ハレの日・ケの日

先月、当院近くの山縣神社で大弐学問祭というお祭りがありました。


新型コロナが5類感染症になってから初めての開催ということで、多く人出で盛り上がっていましたね。
いわゆるお祭り騒ぎ、実は健康的な生活を送るコツとしても活かせるんです。

ハレの日・ケの日

「ハレの日・ケの日」って言葉をご存じでしょうか?
「晴れの舞台」などと同じ用法の言葉で、折り目・節目など特別な日を「ハレの日」、それ以外の日常を「ケの日」と分けたそうです。
[関連サイト:ハレとケ(Wikipedia)
日々の生活にメリハリをつけるための生活の知恵という説もどこかで読んだことがあります。

理想の生活は難しい

お祭りとまではいかなくても特別な日を作り、息抜きのためのメリハリを作るのは鍼灸師としてもお勧めです。
例えば、東洋医学的に理想の生活を考えると、甘いものや冷たいものは控えなければなりません。
甘味や冷たさは摂らなくても身体の機能に支障はないですし、控える生活も慣れてしまえば意外と苦ではありません。

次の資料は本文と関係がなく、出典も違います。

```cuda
template <typename Acc>
__device__ __forceinline__ void consume_pool_phase(const FlatGeo& g, const PoolGeo& pg, BulkRing& r, const unsigned char* stage_base,
                                                   RingPos& pos, Acc& acc) {
  const unsigned t = threadIdx.x;
  const bool lane0 = (t & 31u) == 0u;
  const bool mine = t < (pg.wt / 2u) * g.cv;
  const unsigned j = t / g.cv, col = t - j * g.cv;
  const unsigned my = smem_u32(stage_base) + ((2u * j) * g.cv + col) * 16u;
  const unsigned nxt = g.cv * 16u;
  for (;;) {
    mbar_wait(smem_u32(&r.full[pos.slot]), pos.parity);
    const StageMeta m = r.meta[pos.slot];
    if (m.count != 0u && mine) {
      const unsigned addr = my + pos.slot * kStageBytes;
      float4 a0, a1, b0, b1;
      lds_vec(addr, a0);
      lds_vec(addr + nxt, a1);
      lds_vec(addr + kPairOffset, b0);
      lds_vec(addr + kPairOffset + nxt, b1);
      acc.pooled(a0, a1, b0, b1, m.start + t);
    }
    __syncwarp();
    if (lane0) mbar_arrive(smem_u32(&r.empty[pos.slot]));
    pos.next();
    if (m.count == 0u) break;
  }
}

template <typename Acc>
__device__ __forceinline__ void consume_phase(const FlatGeo& g, BulkRing& r, const unsigned char* stage_base, RingPos& pos,
                                              Acc& acc) {
  const unsigned t = threadIdx.x;
  const bool lane0 = (t & 31u) == 0u;
  const unsigned my = smem_u32(stage_base) + t * 16u;
  const unsigned step = g.stride * 16u;
  for (;;) {
    mbar_wait(smem_u32(&r.full[pos.slot]), pos.parity);
    const StageMeta m = r.meta[pos.slot];
    const unsigned addr = my + pos.slot * kStageBytes;
    if (m.count == g.stage_v) {
      if (t < g.stride) {
        float4 x[kStageVec];
#pragma unroll
        for (int i = 0; i < kStageVec; ++i) lds_vec(addr + i * step, x[i]);
#pragma unroll
        for (int i = 0; i < kStageVec; ++i) acc.consume(x[i], m.start + t + i * g.stride);
      }
    } else if (m.count != 0u) {
#pragma unroll
      for (int i = 0; i < kStageVec; ++i) {
        const unsigned idx = t + i * g.stride;
        if (t < g.stride && idx < m.count) {
          float4 x;
          lds_vec(addr + i * step, x);
          acc.consume(x, m.start + idx);
        }
      }
    }
    acc.stage_end(m);
    __syncwarp();
    if (lane0) mbar_arrive(smem_u32(&r.empty[pos.slot]));
    pos.next();
    if (m.count == 0u) break;
  }
}

template <typename Acc>
__device__ __forceinline__ void consume_pair_phase(const FlatGeo& g, BulkRing& r, const unsigned char* stage_base, RingPos& pos,
                                                   Acc& acc) {
  static_assert(kStageVec % 2u == 0u, "a pair stage is split in two halves");
  constexpr int kHalf = kStageVec / 2;
  const unsigned t = threadIdx.x;
  const bool lane0 = (t & 31u) == 0u;
  const unsigned my = smem_u32(stage_base) + t * 16u;
// ... 38 lines not shown
```
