+    auto dma_stage = [&](int it, int st, int img) {
+        const int bh = it / a.tiles, tile = it - bh * a.tiles;
+        const int b = bh / a.heads, hd = bh - b * a.heads;
+        const int ty0 = (tile / a.tiles_x) * QT_TH, tx0 = (tile % a.tiles_x) * QT_TW;
+        const float* Xb = a.X + (long)b * a.x_bs;
+        int goff[6];
+#pragma unroll
+        for (int k = 0; k < 6; ++k) {
+            const int p = 64 * k + lane, ph = p / QT_PITCH, pc = p - ph * QT_PITCH;
+            const int gy = ty0 - 1 + ph, gx = tx0 - 1 + pc;
+            const bool inside = p < QT_SLOTS && pc < QT_TW + 2 && gy >= 0 && gy < a.H && gx >= 0 && gx < a.W;
+            goff[k] = inside ? gy * a.W + gx : -1;
+        }
+        const int nch = st < 4 ? 4 : 2;
+#pragma unroll
+        for (int ci = 0; ci < 4; ++ci) {
+            if (ci < nch) {
+                const int cl = nch * wave + ci;
+                const int j = 32 * st + cl;
+                const int pt = j / 48;
+                const float* src0 = Xb + (long)(pt * a.C + hd * 48 + (j - 48 * pt)) * plane;
+                float* dst = smem + (QT_PL_OFF + img * QT_IMG + (int)qt_row(cl)) / 4;
+#pragma unroll
+                for (int k = 0; k < 6; ++k) {
+                    const float* src = goff[k] >= 0 ? src0 + goff[k] : qt_zero_page;
+                    if (k < 5 || lane < QT_SLOTS - 320)
+                        __builtin_amdgcn_global_load_lds((const __attribute__((address_space(1))) void*)src,
+                                                         (__attribute__((address_space(3))) void*)(dst + 64 * k), 4, 0, 0);
+                }
+            }
+        }
+    };
+
+    f32x4 gacc[3][3];
+    float gnq[3] = {0.f, 0.f, 0.f}, gnk[3] = {0.f, 0.f, 0.f};
+#pragma unroll
+    for (int x = 0; x < 3; ++x)
+#pragma unroll
+        for (int y = 0; y < 3; ++y) gacc[x][y] = (f32x4){0.f, 0.f, 0.f, 0.f};
+    float gsc[6] = {1.f, 1.f, 1.f, 1.f, 1.f, 1.f};
+
+    dma_stage(item, 0, 0);
+    int cur = 0;
+    for (;;) {
+        const int bh = item / a.tiles, tile = item - bh * a.tiles;
+        const int b = bh / a.heads, hd = bh - b * a.heads;
+        const int ty0 = (tile / a.tiles_x) * QT_TH, tx0 = (tile % a.tiles_x) * QT_TW;
+        const int nitem = item_of(round + 1);
+
+        if (round % QT_NCH == 0) {
+            for (int e = threadIdx.x; e < 5 * 10 * 32; e += 512) {
+                const int st = e / 320, t = (e - st * 320) >> 5, j = 32 * st + (e & 31);
+                float val = 0.f;
+                if (j < 144) {
+                    const int pt = j / 48, gch = pt * a.C + hd * 48 + (j - 48 * pt);
+                    val = t < 9 ? a.taps[gch * 9 + t] : a.bias ? a.bias[gch] : 0.f;
+                }
+                smem[e] = val;
+            }
+#pragma unroll
+            for (int u = 0; u < 6; ++u) gsc[u] = a.gscale[(u / 3) * a.C + hd * 48 + 16 * (u % 3) + r];
+            asm volatile("s_waitcnt vmcnt(0) lgkmcnt(0)" ::: "memory");
+            __builtin_amdgcn_s_barrier();
+        }
+
+        f32x4 sp0[2][3], sp1[2][3];
+        qt_v2 sp2[2][3];
+        float stap[2][10];
+        auto st_read = [&](int st, int img, auto HC) {
+            constexpr int hct = decltype(HC)::value;
+            const unsigned vr = (hct ? vrow1 : vrow0) + (unsigned)((wave * QT_PITCH + 8 * g) * 4) + (unsigned)(img * QT_IMG);
+            const unsigned vt = (unsigned)((16 * hct + r) * 4);
+#pragma unroll
+            for (int dy = 0; dy < 3; ++dy) {
+                sp0[hct][dy] = qt_ld<f32x4>(lds, vr, QT_PL_OFF + dy * QT_PITCH * 4);
+                sp1[hct][dy] = qt_ld<f32x4>(lds, vr, QT_PL_OFF + dy * QT_PITCH * 4 + 16);
+                sp2[hct][dy] = qt_ld<qt_v2>(lds, vr, QT_PL_OFF + dy * QT_PITCH * 4 + 32);
+            }
+#pragma unroll
+            for (int t = 0; t < 10; ++t) stap[hct][t] = qt_ld<float>(lds, vt, st * 1280 + t * 128);
+        };
+        qt_h8 gqh[3], gql[3];
+        auto st_comp = [&](auto HC, auto UC) {
+            constexpr int hct = decltype(HC)::value;
+            constexpr int U = decltype(UC)::value;
+            float o[8];
+#pragma unroll
+            for (int e = 0; e < 8; ++e) o[e] = stap[hct][9];
+#pragma unroll
+            for (int dy = 0; dy < 3; ++dy) {
+                const float P[10] = {sp0[hct][dy][0], sp0[hct][dy][1], sp0[hct][dy][2], sp0[hct][dy][3], sp1[hct][dy][0],
+                                     sp1[hct][dy][1], sp1[hct][dy][2], sp1[hct][dy][3], sp2[hct][dy][0], sp2[hct][dy][1]};
+#pragma unroll
+                for (int dx = 0; dx < 3; ++dx) {
+                    const float t = stap[hct][dy * 3 + dx];
+#pragma unroll
+                    for (int e = 0; e < 8; ++e) o[e] = fmaf(t, P[e + dx], o[e]);
+                }
+            }
+            if constexpr (U < 6) {
+                const float sc = gsc[U];
+                float nn = 0.f, xs[8];
+#pragma unroll
+                for (int e = 0; e < 8; ++e) { nn = fmaf(o[e], o[e], nn); xs[e] = o[e] * sc; }
+                qt_h8 hi, lo;
+                irm_split8(xs, hi, lo);
+                if constexpr (U < 3) {
+                    gnq[U] += nn; gqh[U] = hi; gql[U] = lo;
+                } else {
+                    gnk[U - 3] += nn;
+#pragma unroll
+                    for (int x = 0; x < 3; ++x) {
+                        f32x4& t = gacc[x][U - 3];
+                        t = __builtin_amdgcn_mfma_f32_16x16x32_f16(gql[x], hi, t, 0, 0, 0);
+                        t = __builtin_amdgcn_mfma_f32_16x16x32_f16(gqh[x], lo, t, 0, 0, 0);
+                        t = __builtin_amdgcn_mfma_f32_16x16x32_f16(gqh[x], hi, t, 0, 0, 0);
+                    }
+                }
+            } else {
+                float* yt = a.V + (long)b * a.v_bs + (long)(hd * 48 + 16 * (U - 6) + r) * plane + (long)(ty0 + wave) * a.W + tx0 + 8 * g;
+                *reinterpret_cast<f32x4*>(yt) = (f32x4){o[0], o[1], o[2], o[3]};
+                *reinterpret_cast<f32x4*>(yt + 4) = (f32x4){o[4], o[5], o[6], o[7]};
+            }
+        };
+
+        constexpr std::integral_constant<int, 0> H0{};
+        constexpr std::integral_constant<int, 1> H1{};
+        qt_for<5>([&](auto STC) {
+            constexpr int st = decltype(STC)::value;
+            if constexpr (st < 4) dma_stage(item, st + 1, cur ^ 1);
+            else if (nitem < a.items) dma_stage(nitem, 0, cur ^ 1);
+            st_read(st, cur, H0);
+            if constexpr (st < 4) st_read(st, cur, H1);
+            st_comp(H0, std::integral_constant<int, 2 * st>{});
+            if constexpr (st < 4) st_comp(H1, std::integral_constant<int, 2 * st + 1>{});
+            asm volatile("s_waitcnt vmcnt(0) lgkmcnt(0)" ::: "memory");
+            __builtin_amdgcn_s_barrier();
+            cur ^= 1;
+        });
+
+        if (round % QT_NCH == QT_NCH - 1) {
+#pragma unroll
+            for (int t = 0; t < 3; ++t) {
+                gnq[t] += __shfl_xor(gnq[t], 16); gnq[t] += __shfl_xor(gnq[t], 32);
+                gnk[t] += __shfl_xor(gnk[t], 16); gnk[t] += __shfl_xor(gnk[t], 32);
+            }
+            float* red = smem + QT_RED_OFF / 4;
+            auto write_mine = [&]() {
+                float* mine = red + (wave & 3) * QT_REC;
+                float isk[3];
+#pragma unroll
+                for (int y = 0; y < 3; ++y) isk[y] = 1.0f / gsc[3 + y];
+#pragma unroll
+                for (int x = 0; x < 3; ++x) {
+                    const f32x4 sq4 = *reinterpret_cast<const f32x4*>(a.gscale + hd * 48 + 16 * x + 4 * g);
+#pragma unroll
+                    for (int e = 0; e < 4; ++e) {
+                        const float isq = 1.0f / sq4[e];
+#pragma unroll
+                        for (int y = 0; y < 3; ++y) mine[(16 * x + 4 * g + e) * 48 + 16 * y + r] = gacc[x][y][e] * (isq * isk[y]);
+                    }
+                    if (g == 0) { mine[48 * 48 + 16 * x + r] = gnq[x]; mine[48 * 48 + 48 + 16 * x + r] = gnk[x]; }
+                }
+            };
+            constexpr int NE = (QT_REC + 511) / 512;
+            float sum[NE];
+            if (wave < 4) write_mine();
+            __syncthreads();
+#pragma unroll
+            for (int i = 0; i < NE; ++i) {
+                const int e = threadIdx.x + 512 * i;
+                sum[i] = 0.f;
+                if (e < QT_REC) {
+                    sum[i] = red[e];
+#pragma unroll
+                    for (int w = 1; w < 4; ++w) sum[i] += red[w * QT_REC + e];
+                }
+            }
+            __syncthreads();
+            if (wave >= 4) write_mine();
+            __syncthreads();
+            float* out = a.part + ((long)bh * (a.tiles / QT_NCH) + tile / QT_NCH) * QT_REC;
+#pragma unroll
+            for (int i = 0; i < NE; ++i) {
+                const int e = threadIdx.x + 512 * i;
+                if (e < QT_REC) {
+#pragma unroll
+                    for (int w = 0; w < 4; ++w) sum[i] += red[w * QT_REC + e];
+                    out[e] = sum[i];
+                }
+            }
+#pragma unroll
+            for (int x = 0; x < 3; ++x) {
+                gnq[x] = 0.f; gnk[x] = 0.f;
+#pragma unroll
+                for (int y = 0; y < 3; ++y) gacc[x][y] = (f32x4){0.f, 0.f, 0.f, 0.f};
+            }
+        }
+        if (nitem >= a.items) break;
+        item = nitem;
+        ++round;
+    }
+}
+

しかし、甘味などは魅惑的ですから、「誘惑に負けて口にしてしまった」という患者さんからの懺悔もかなり多いんです。
食事に限らず、禁止されると却って欲求が湧きやすくなりますもんね。
欲求が湧き起こってもいなせれば良いのですが、真っ正面から向き合って我慢するとそれはそれでストレス源になりがちです。

日常生活の中にも小さなハレとケを

そこで取り入れてもらいたいのがハレの日・ケの日の考え方。
四六時中ストイックに過ごすのではなく、普段は身体の負担を減らす生活を心がけつつ、休日など決まった日だけ自分を甘やかすのです。
何人かの患者さんにこのやり方をお勧めしたところ、たまの楽しみを励みとして以前より節制できるようになったそうです。

自戒も込めて書きますが、相当に志が高くないと理想の生活を続けるのは困難です。
どんな身体に良い生活でも、無理なく続けられなくては意味がありません。
だからこそ日本文化のメリハリを見習い、工夫の1つとして試してみる価値はあるんじゃないでしょうか?